É nesse contexto que surgiu um figura legendária, uma jovem de origem camponesa chamada Joana D'Arc. Alegando ser portadora de um desígnio que lhe fora atribuído por Deus, de libertar a França da presença inglesa, Joana D'Arc conseguiu motivar um fervor ao mesmo tempo religioso e patriótico entre a população e as tropas locais.

Foi sob a liderança de Joana que os franceses derrotaram os ingleses em Orleans, abrindo caminho para a retomada do norte do país. Com isso, o delfim Carlos, ignorando o Tratado de Troyes, assumiu o trono como Carlos 7º, passando a liderar o país.

Por outro lado, a liderança exercida por Joana D'Arc, superando em muito o prestígio dos nobres, dos comandantes militares e do próprio rei, representava uma ameaça para setores da nobreza da francesa.
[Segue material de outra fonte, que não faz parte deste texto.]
# BioJulia/Kmers.jl

Measured on NVIDIA B200. Metric: canonical 31-mers+hash/sec, higher is better.
Workload: dtype u64

## Files before the change

### kmers.jl_b200/csrc/api.cu

```cuda
#include <algorithm>
#include <cstdio>
#include <cstring>
#include <new>
#include <vector>

#include "fourbit.h"
#include "plan.h"

namespace kmc {

int32_t fail_cuda(kmc_ctx *ctx, cudaError_t e, const char *what)
{
    if (ctx) {
        char buf[512];
        snprintf(buf, sizeof buf, "%s: %s (%s)", what, cudaGetErrorName(e), cudaGetErrorString(e));
        ctx->last_error = buf;
    }
    return -static_cast<int32_t>(e);
}

int32_t fail(kmc_ctx *ctx, int32_t code, const char *msg)
{
    if (ctx) ctx->last_error = msg;
    return code;
}

ExtractLaunchFn get_launcher(const Geometry &ge, int mode, bool hash, bool ragged)
{
    switch (ge.n_limbs) {
    case 1: return get_extract_launcher_n1(ge.nx, mode, hash, ragged);
    case 2: return get_extract_launcher_n2(ge.nx, mode, hash, ragged);
    case 3: return get_extract_launcher_n3(ge.nx, mode, hash, ragged);
    case 4: return get_extract_launcher_n4(ge.nx, mode, hash, ragged);
    }
    return nullptr;
}

ExtractLaunchFn get_digest_launcher(const Geometry &ge, int mode, bool hash, bool ragged)
{
    switch (ge.n_limbs) {
    case 1: return get_digest_launcher_n1(ge.nx, mode, hash, ragged);
    case 2: return get_digest_launcher_n2(ge.nx, mode, hash, ragged);
    }
    return nullptr;
}

namespace {

bool aligned32(const void *p) { return (reinterpret_cast<uintptr_t>(p) & 31) == 0; }

__global__ void fill_uniform_offsets_kernel(uint64_t *out, uint64_t n_plus_1, uint64_t step)
{
    uint64_t i = static_cast<uint64_t>(blockIdx.x) * blockDim.x + threadIdx.x;
    if (i < n_plus_1) out[i] = i * step;
}

}

cudaError_t fill_uniform_offsets(uint64_t *out, uint64_t n_plus_1, uint64_t step, cudaStream_t stream)
{
    fill_uniform_offsets_kernel<<<static_cast<unsigned>((n_plus_1 + 255) / 256), 256, 0, stream>>>(out, n_plus_1, step);
    return cudaGetLastError();
}

int32_t check_common(kmc_ctx *ctx, const kmc_seqs *s, int32_t k)
{
    if (!ctx) return KMC_E_BAD_ARG;
    if (!s) return fail(ctx, KMC_E_BAD_ARG, "kmc_seqs is NULL");
    if (k < 1) return fail(ctx, KMC_E_BAD_K, "K must be at least 1");
    if (k > KMC_MAX_K) return fail(ctx, KMC_E_BAD_K, "K exceeds KMC_MAX_K (128)");
    if (s->src_bits != 2 && s->src_bits != 4 && s->src_bits != 8)
        return fail(ctx, KMC_E_BAD_ARG, "src_bits must be 2, 4 (LongSequence words) or 8 (ASCII bytes)");
    if (s->n_seqs > 0 && s->words == nullptr && s->n_words > 0) return fail(ctx, KMC_E_BAD_ARG, "words is NULL");
    return KMC_OK;
}

uint64_t layout_scratch_bytes(const kmc_seqs *s)
{
    if (s->seq_len == nullptr) return 0;
    const uint64_t n = s->n_seqs;
    return 4 * round_up((n + 1) * 8, 256) + round_up(scan_tmp_elems(n) * 8, 256) +
           round_up((tiles_upper_bound(s) + 1) * 8, 256);
}

int32_t plan_layout(kmc_ctx *ctx, const kmc_seqs *s, int k, const Geometry &ge, cudaStream_t stream,
                    const KnownTotals &known, Scratch &scratch, Layout *L)
{
    L->uniform_len = (s->seq_len == nullptr);
    L->uniform_off = (s->seq_word_offset == nullptr);
    const uint64_t G = static_cast<uint64_t>(ge.g);
    if (L->uniform_len) {
        L->wpr = s->uniform_len >= static_cast<uint64_t>(k) ? s->uniform_len - k + 1 : 0;
        L->total = L->wpr * s->n_seqs;
        L->gprm = (L->wpr % G == 0) ? L->wpr / G : (L->wpr + G - 1) / G + 1;
        if (s->n_seqs == 1) L->gprm = (L->wpr + G - 1) / G;
        L->items = L->gprm * s->n_seqs;
        return KMC_OK;
    }
    const uint64_t n = s->n_seqs;
    uint64_t *cnt = static_cast<uint64_t *>(scratch.take((n + 1) * 8));
    uint64_t *win_off = static_cast<uint64_t *>(scratch.take((n + 1) * 8));
    uint64_t *slots = static_cast<uint64_t *>(scratch.take((n + 1) * 8));
    uint64_t *item_off = static_cast<uint64_t *>(scratch.take((n + 1) * 8));
    uint64_t *tmp = static_cast<uint64_t *>(scratch.take(scan_tmp_elems(n) * 8));
    if (!cnt || !win_off || !slots || !item_off || !tmp) return fail(ctx, KMC_E_BAD_ARG, "internal: scratch window too small");
    CU(window_counts(s->seq_len, n, k, cnt, stream));
    CU(inclusive_offsets_u64(cnt, win_off, n, tmp, stream));
    CU(group_slots(win_off, n, ge.g, slots, stream));
    CU(inclusive_offsets_u64(slots, item_off, n, tmp, stream));
    L->win_off = win_off;
    L->item_off = item_off;
    L->wpr = 0;
    L->gprm = 1;
    if (known.valid) {
        L->total = known.windows;
        L->items = known.items;
    } else {
        uint64_t h[2] = {0, 0};
        CU(cudaMemcpyAsync(&h[0], win_off + n, sizeof(uint64_t), cudaMemcpyDeviceToHost, stream));
        CU(cudaMemcpyAsync(&h[1], item_off + n, sizeof(uint64_t), cudaMemcpyDeviceToHost, stream));
        CU(cudaStreamSynchronize(stream));
        L->total = h[0];
        L->items = h[1];
    }
    const uint64_t tiles = (L->items + kTileItems - 1) / kTileItems;
    if (tiles) {
        uint64_t *tile_first = static_cast<uint64_t *>(scratch.take((tiles + 1) * 8));
        if (!tile_first) return fail(ctx, KMC_E_BAD_ARG, "internal: scratch window too small");
        CU(tile_first_reads(item_off, n, kTileItems, tiles, tile_first, stream));
        L->tile_first = tile_first;
    }
    return KMC_OK;
}
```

Comandando pessoalmente a defesa da fortaleza de Copiegne, Joana foi traída, ficando encurralada entre as tropas da Borgonha e a entrada do castelo, cuja ponte fora erguida. Capturada, foi entregue pelos borguinhões aos ingleses, tendo sido sido acusada de bruxaria e queimada em 1430.

Após a derrota em Orleans, os ingleses foram repetidamente perdendo seus territórios na França. Ante a iminente derrota, o duque da Borgonha, principal aliado dos ingleses, viu-se obrigado a assinar a paz com o rei da França, reconhecendo a autoridade da monarquia em seu território. Desprovida desse apoio, não restou à Inglaterra senão assinar a paz em 1453, retirando-se de todos os seus domínios na França, permanecendo apenas a cidade de Calais em suas mãos.

Os efeitos da guerra foram consideráveis, notadamente para a França. A Guerra dos Cem Anos ajudou a estabelecer uma ideia de nação, acabou com todas as pretensões inglesas sobre territórios franceses e tornou possível a criação de algumas instituições de governo centralizadas, que prenunciavam o aparecimento da monarquia absolutista.

No caso da Inglaterra, a derrota levou à reação de um setor da nobreza contra a monarquia, visando basicamente recuperar as perdas territoriais na França. Essa reação foi a principal responsável pela eclosão da maior guerra civil inglesa, a Guerra das Duas Rosas.